Prashant Singh Rawat

Personal information
- Born: 15 August 2000 (age 26)
- Listed height: 2.02 m (6 ft 8 in)

Career information
- High school: Aryaman Vikram Birla Public School
- College: Motiram Baburam Government Post Graduate College, Haldwani, Uttarakhand
- NBA draft: 2022: undrafted
- Playing career: 2017–present
- Position: Forward

Career history
- 2017–2022: Uttarakhand

Career highlights
- 2017 National Basketball Championship – Champion

= Prashant Singh Rawat =

Indian basketball player (born 2000)

Prashant Singh Rawat (born 15 August 2000) is an Indian professional basketball player, last playing for Uttarakhand of the National Basketball Championship.

==Personal==
Prashant Singh Rawat is the son of Narendra Singh Rawat, a former India national team player who represented his home country from 1993 to 2000 at several international events in Indonesia, Singapore, Malaysia and China. After this, Narendra Singh Rawat was appointed as a physical teacher in a private school in Rudrapur, Uttarakhand. During this time he continued to practice basketball with Prashant. In later years Prashant went on to Motiram Baburam Government Post Graduate College where he was part of the basketball team.

==Playing career==
Rawat was selected for the NBA Academy in 2017 as one of the top 22 children in the country.

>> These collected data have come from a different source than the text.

@@ -280,6 +288,52 @@
     }
 }
 
+Conv fold_conv(Net &n, const Conv &z, const Conv &c, bool add_bz, float *stage) {
+    float *bc = n.dry ? nullptr : n.packed + n.packed_off;
+    n.packed_off += form_floats((size_t)z.Cout * sizeof(float));
+    if (!n.dry && z.w_src && c.w_src &&
+        hl::compose_zero_conv(z.w_src, add_bz ? z.bias : nullptr, c.w_src, c.bias, z.Cout, c.Cout, c.Cin, c.ks * c.ks, stage, bc, n.st) != 0 && n.err.empty())
+        n.err = hl_last_error();
+    return make_conv_w(n, n.dry ? reinterpret_cast<const float *>(16) : (z.w_src && c.w_src ? stage : nullptr), bc, c.Cin, z.Cout, c.ks);
+}
+void build_folds(Net &n) {
+    const size_t nb = n.cond_blocks.size();
+    n.fold_cond.assign(nb, Fold{});
+    auto last_conv = [&](const Block &b, const Conv **skip) -> const Conv * {
+        *skip = nullptr;
+        if (b.layers.size() != 1) return nullptr;
+        const Layer &L = b.layers[0];
+        if (L.kind == K_CONV || L.kind == K_DOWN) return &n.convs[L.idx];
+        if (L.kind != K_RES || !n.res[L.idx].has_skip || n.res[L.idx].aware) return nullptr;
+        *skip = &n.res[L.idx].skip;
+        return &n.res[L.idx].c2;
+    };
+    size_t stage_floats = 0;
+    for (size_t i = 0; i < nb; ++i) {
+        const Conv *sk, *c = last_conv(n.cond_blocks[i], &sk);
+        if (!c) continue;
+        stage_floats = std::max(stage_floats, (size_t)c->Cout * c->Cin * c->ks * c->ks);
+        if (sk) stage_floats = std::max(stage_floats, (size_t)sk->Cout * sk->Cin * (n.dry ? 9 : sk->ks * sk->ks));
+    }
+    float *stage = n.dry ? nullptr : n.packed + n.packed_off;
+    n.packed_off += form_floats(stage_floats * sizeof(float));
+    for (size_t i = 0; i < nb; ++i) {
+        const Conv *sk, *c = last_conv(n.cond_blocks[i], &sk);
+        if (!c) continue;
+        const Conv z = n.convs[n.proj_cond[i]];
+        Fold &f = n.fold_cond[i];
+        f.on = true;
+        f.last = fold_conv(n, z, *c, true, stage);
+        if (sk) {
+            f.skip = fold_conv(n, z, *sk, false, stage);
+            if (n.dry) {
+                const size_t f1 = conv_forms_floats(z.Cout, sk->Cin_pad, 1), f3 = conv_forms_floats(z.Cout, sk->Cin_pad, 3);
+                if (f3 > f1) n.packed_off += f3 - f1;
+            }
+        }
+    }
+}
+
 void build(Net &n) {
     const hl_unet_cfg &c = n.cfg;
     n.E = 4 * c.model_channels;
@@ -347,6 +401,7 @@
         build_encoder(n, emb, "input_blocks_cond", n.cond_blocks, cch, false);
         for (size_t i = 0; i < n.cond_blocks.size(); ++i)
             n.proj_cond.push_back(add_conv(n, "input_blocks_proj_cond." + std::to_string(i), cch[i], cch[i], 1));
+        build_folds(n);
     }
     const size_t wfl = (size_t)n.emb_total * n.E;
     if (!n.dry) {
@@ -502,9 +557,9 @@
         span_end(CAT_GN, e0, 0.0);
         return af;
     }
-    void res_block(const Res &r, const View &x, const View &dst) {
+    void res_block(const Res &r, const View &x, const View &dst, const Fold *fold = nullptr, const ConvOpt &tail = {}, hipEvent_t wait = nullptr) {
         const bool noss = n.cfg.no_scale_shift;
-        ConvOpt o1, o2;
+        ConvOpt o1, o2 = tail;
         o1.af = coef(x, r.n1, nullptr); o1.act = 1; o1.stats = !noss;
         View h = plain(H / dst.H, r.Cout), in2 = h;
         conv(r.c1, x, h, o1);
@@ -524,10 +579,11 @@
         if (r.has_skip) {
             ConvOpt sk;
             sk.stats = false;
-            conv(r.skip, x, dst, sk);
+            conv(fold ? fold->skip : r.skip, x, dst, sk);
         }
         o2.residual(r.has_skip ? dst : x);
-        conv(r.c2, in2, dst, o2);
+        if (wait) hipStreamWaitEvent(lane->st, wait, 0);
+        conv(fold ? fold->last : r.c2, in2, dst, o2);
     }
     void attn_block(const Attn &a, const View &x, const View &dst) {
         ConvOpt oq, op;
@@ -700,15 +756,31 @@
             if (fork) lane = &lanes[1];
             View hc = xsum;
             for (size_t i = 0; i < nb; ++i) {
-                View tmp = plain(n.cond_blocks[i].ds_out, n.cond_blocks[i].Cout);
-                block(n.cond_blocks[i], hc, tmp);
-                View pj = plain(n.cond_blocks[i].ds_out, n.cond_blocks[i].Cout);
+                const Block &cb = n.cond_blocks[i];
+                const Fold *fold = n.fold && n.fold_cond[i].on ? &n.fold_cond[i] : nullptr;
                 const size_t j = nb - 1 - i;
                 const int Ch = cat[j].C - hs[i].C;
-                if (fork) hipStreamWaitEvent(n.side, n.ev_block[i], 0);
                 ConvOpt zo;
                 zo.out2 = run ? cat[j].p + Ch : nullptr; zo.out2_pitch = cat[j].pitch; zo.res2 = hs[i].p; zo.res2_pitch = hs[i].pitch;
-                conv(n.convs[n.proj_cond[i]], tmp, pj, zo);
+                View pj;
+                if (fold) {
+                    pj = plain(cb.ds_out, cb.Cout);
+                    const Layer &L = cb.layers[0];
+                    hipEvent_t wait = fork ? n.ev_block[i] : nullptr;
+                    if (L.kind == K_RES) {
+                        res_block(n.res[L.idx], hc, pj, fold, zo, wait);
+                    } else {
+                        if (L.kind == K_DOWN) zo.stride = 2;
+                        if (wait) hipStreamWaitEvent(n.side, wait, 0);
+                        conv(fold->last, hc, pj, zo);
+                    }
+                } else {
+                    View tmp = plain(cb.ds_out, cb.Cout);
+                    block(cb, hc, tmp);
+                    pj = plain(cb.ds_out, cb.Cout);
+                    if (fork) hipStreamWaitEvent(n.side, n.ev_block[i], 0);
+                    conv(n.convs[n.proj_cond[i]], tmp, pj, zo);
+                }
                 hc = pj;
             }
             if (fork) {
@@ -816,6 +888,12 @@
     return HL_OK;
 }
 
+int hl_unet_set_fold_zero_convs(void *handle, int enable) {
+    HL_REQUIRE(handle, "hl_unet_set_fold_zero_convs: null handle");
+    static_cast<Net *>(handle)->fold = enable != 0;
+    return HL_OK;
+}
+
 int hl_unet_set_conv_mode(void *handle, int mode) {
     HL_REQUIRE(handle, "hl_unet_set_conv_mode: null handle");
     HL_REQUIRE(conv_mode_known(mode), "hl_unet_set_conv_mode: unknown mode %d", mode);
@@ -828,8 +906,11 @@
 size_t hl_unet_workspace_bytes(void *handle, int B, int H, int W) {
     if (!handle || B <= 0) return 0;
     Net &n = *static_cast<Net *>(handle);
+    const bool fold = n.fold;
+    n.fold = false;
     Exec e(n, false, nullptr, nullptr, B, H, n.cfg.aware3d ? 3 * W : W);
     e.forward(nullptr, nullptr, nullptr, nullptr, nullptr, nullptr);
+    n.fold = fold;
     WsLayout L;
     return ws_layout(e.off, e.act_need, e.stat_off, 0, &L) ? 0 : L.total;
 }
@@ -1208,6 +1289,11 @@
                          scratch, scratch_bytes, stream);
 }
 
+int hl_conv_compose_zero(const float *wz, const float *bz, const float *w, const float *b, int Cout, int Cmid, int Cin, int ks, float *wc, float *bc, void *stream) {
+    HL_REQUIRE(ks == 1 || ks == 3, "hl_conv_compose_zero: kernel size %d", ks);
+    return hl::compose_zero_conv(wz, bz, w, b, Cout, Cmid, Cin, ks * ks, wc, bc, (hipStream_t)stream);
+}
+
 int hl_debug_set_h16_min_blocks(long v) { hl::set_h16_min_blocks(v); return HL_OK; }
 int hl_debug_set_single_op_scale_source(int from_totals) { g_single_op_scale_from_totals = from_totals != 0; return HL_OK; }
 int hl_debug_set_attention_tiling(int query_tiles, int placement) { return hl::debug_set_attention_tiling(query_tiles, placement); }
diff --git a/humanliff_amd/csrc/hl_unet_kernels.h b/humanliff_amd/csrc/hl_unet_kernels.h
--- a/humanliff_amd/csrc/hl_unet_kernels.h
+++ b/humanliff_amd/csrc/hl_unet_kernels.h
@@ -51,6 +51,7 @@
 }
 size_t conv_form_bytes(WeightForm f, int Cout, int Cin_pad, int ks, bool cap_wino4 = true, bool ups = false);
 int conv_pack_form(WeightForm f, const float *w, int Cout, int Cin, int Cin_pad, int ks, void *dst, hipStream_t st, int tf = 0, int f16 = 1);
+int compose_zero_conv(const float *wz, const float *bz, const float *w, const float *b, int Cout, int Cmid, int Cin, int taps, float *wc, float *bc, hipStream_t st);
 const float *conv_h2_wscale(const void *packed, int Cout, int Cin_pad, int ks);
 const float *conv_h2p_wscale(const void *packed, int Cout, int Cin_pad);
 
diff --git a/humanliff_amd/csrc/hl_unet_kernels.hip b/humanliff_amd/csrc/hl_unet_kernels.hip
--- a/humanliff_amd/csrc/hl_unet_kernels.hip
+++ b/humanliff_amd/csrc/hl_unet_kernels.hip
@@ -1712,6 +1712,30 @@
     }
 }
 
+constexpr int kComposeRows = 8;
+__global__ __launch_bounds__(256) void k_compose_zero_conv(const float *__restrict__ wz, const float *__restrict__ bz, const float *__restrict__ w,
+                                                           const float *__restrict__ b, int Cout, int Cmid, long K, float *__restrict__ wc, float *__restrict__ bc) {
+    const long j = (long)blockIdx.x * 256 + threadIdx.x;
+    const int o0 = blockIdx.y * kComposeRows;
+    if (j > K) return;
+    const bool is_b = j == K;
+    double acc[kComposeRows];
+#pragma unroll
+    for (int r = 0; r < kComposeRows; ++r) acc[r] = 0.0;
+    for (int m = 0; m < Cmid; ++m) {
+        const double x = is_b ? (b ? (double)b[m] : 0.0) : (double)w[(long)m * K + j];
+#pragma unroll
+        for (int r = 0; r < kComposeRows; ++r) acc[r] += (double)wz[(long)min(o0 + r, Cout - 1) * Cmid + m] * x;
+    }
+#pragma unroll
+    for (int r = 0; r < kComposeRows; ++r) {
+        const int o = o0 + r;
+        if (o >= Cout) break;
+        if (is_b) bc[o] = (float)(acc[r] + (bz ? (double)bz[o] : 0.0));
+        else wc[(long)o * K + j] = (float)acc[r];
+    }
+}
+
 __global__ void k_pack_conv_bf3(const float *__restrict__ w, int Cout, int Cin, int Cin_pad, int ks, int rows,
                                 unsigned short *__restrict__ dst, int tf) {
     const int taps = ks * ks;
@@ -2651,6 +2675,14 @@
     return check_launch("k_pack_conv");
 }
 
+int compose_zero_conv(const float *wz, const float *bz, const float *w, const float *b, int Cout, int Cmid, int Cin, int taps, float *wc, float *bc, hipStream_t st) {
+    HL_REQUIRE(wz && w && wc && bc && Cout > 0 && Cmid > 0 && Cin > 0 && (taps == 1 || taps == 9), "compose_zero_conv: bad argument");
+    const long K = (long)Cin * taps;
+    hipLaunchKernelGGL(k_compose_zero_conv, dim3((unsigned)((K + 1 + 255) / 256), (unsigned)((Cout + kComposeRows - 1) / kComposeRows)), dim3(256), 0, st,
+                       wz, bz, w, b, Cout, Cmid, K, wc, bc);
+    return check_launch("k_compose_zero_conv");
+}
+
 constexpr long kH16MinBlocks = 48;
 static long g_h16_min_blocks = -1;
 static long h16_min_blocks() { return g_h16_min_blocks >= 0 ? g_h16_min_blocks : kH16MinBlocks; }
@@ -2739,7 +2771,7 @@
         constexpr long h3_max_splits = 16;
         constexpr long h3_target = 256;
         const bool fills = h16_blocks >= h3_min_blocks;
-        const int want = h16_blocks >= h3_split_min && !a.out2 ? (int)std::min<long>(std::min<long>(h3_target / h16_blocks, nk32 / h3_min_chunks), h3_max_splits) : 0;
+        const int want = h16_blocks >= h3_split_min ? (int)std::min<long>(std::min<long>(h3_target / h16_blocks, nk32 / h3_min_chunks), h3_max_splits) : 0;
         const SplitK sk = split_k(a, nk32, fills ? 1 : want);
         if (fills || sk.splits > 1) {
             const bool phases = a.w.has(WeightForm::Fp16x2Up) && conv3_h2s_ph_applies(a.out.H, a.out.W, a.in.C, a.Cout, a.ks, a.stride, a.ups);
diff --git a/humanliff_amd/improved_diffusion/unet.py b/humanliff_amd/improved_diffusion/unet.py
--- a/humanliff_amd/improved_diffusion/unet.py
+++ b/humanliff_amd/improved_diffusion/unet.py
@@ -271,9 +271,16 @@
             _lib.check(L.hl_unet_create(C.byref(cfg), n, names, ptrs, numels, _lib.ptr(packed), _lib.stream_ptr(),
                                         C.byref(handle)), "hl_unet_create")
         _lib.check(L.hl_unet_set_conv_mode(handle, self._conv_mode), "hl_unet_set_conv_mode")
+        _lib.check(L.hl_unet_set_fold_zero_convs(handle, int(getattr(self, "_fold_zero_convs", True))), "hl_unet_set_fold_zero_convs")
         self._hip = (handle, packed, key)
         self._ws = {}
         return handle
+
+    def set_fold_zero_convs(self, enable=True):
+        self._fold_zero_convs = bool(enable)
+        if self._hip is not None:
+            _lib.check(_lib.lib().hl_unet_set_fold_zero_convs(self._hip[0], int(self._fold_zero_convs)), "hl_unet_set_fold_zero_convs")
+        return self
 
     def set_conv_mode(self, mode):
         modes = {"fp32": _lib.HL_CONV_FP32, "fp32_mfma": _lib.HL_CONV_FP32_MFMA, "bf16x3": _lib.HL_CONV_BF16X3, "fp32_direct": _lib.HL_CONV_FP32_DIRECT, "fp32_f23": _lib.HL_CONV_FP32_F23,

He represented his home country at the 2018 FIBA Under-18 Asian Championship in Thailand. Also a Gold Medalist in the South Asian Basketball Championship 2018 in Bangladesh.

Since 2020, he has been a member of the Indian senior team for the 2021 FIBA Asia Cup qualification and 2023 FIBA Basketball World Cup Asian Qualification.

Altogether, he represented India in China, Australia, Bangladesh, Thailand Bahrain, Saudi Arabia, Indonesia.

He represented the nation in 2022 FIBA Asia Cup in Jakarta, Indonesia . He has represented India in 2022 FIBA 3x3 Asia Cup in Singapore.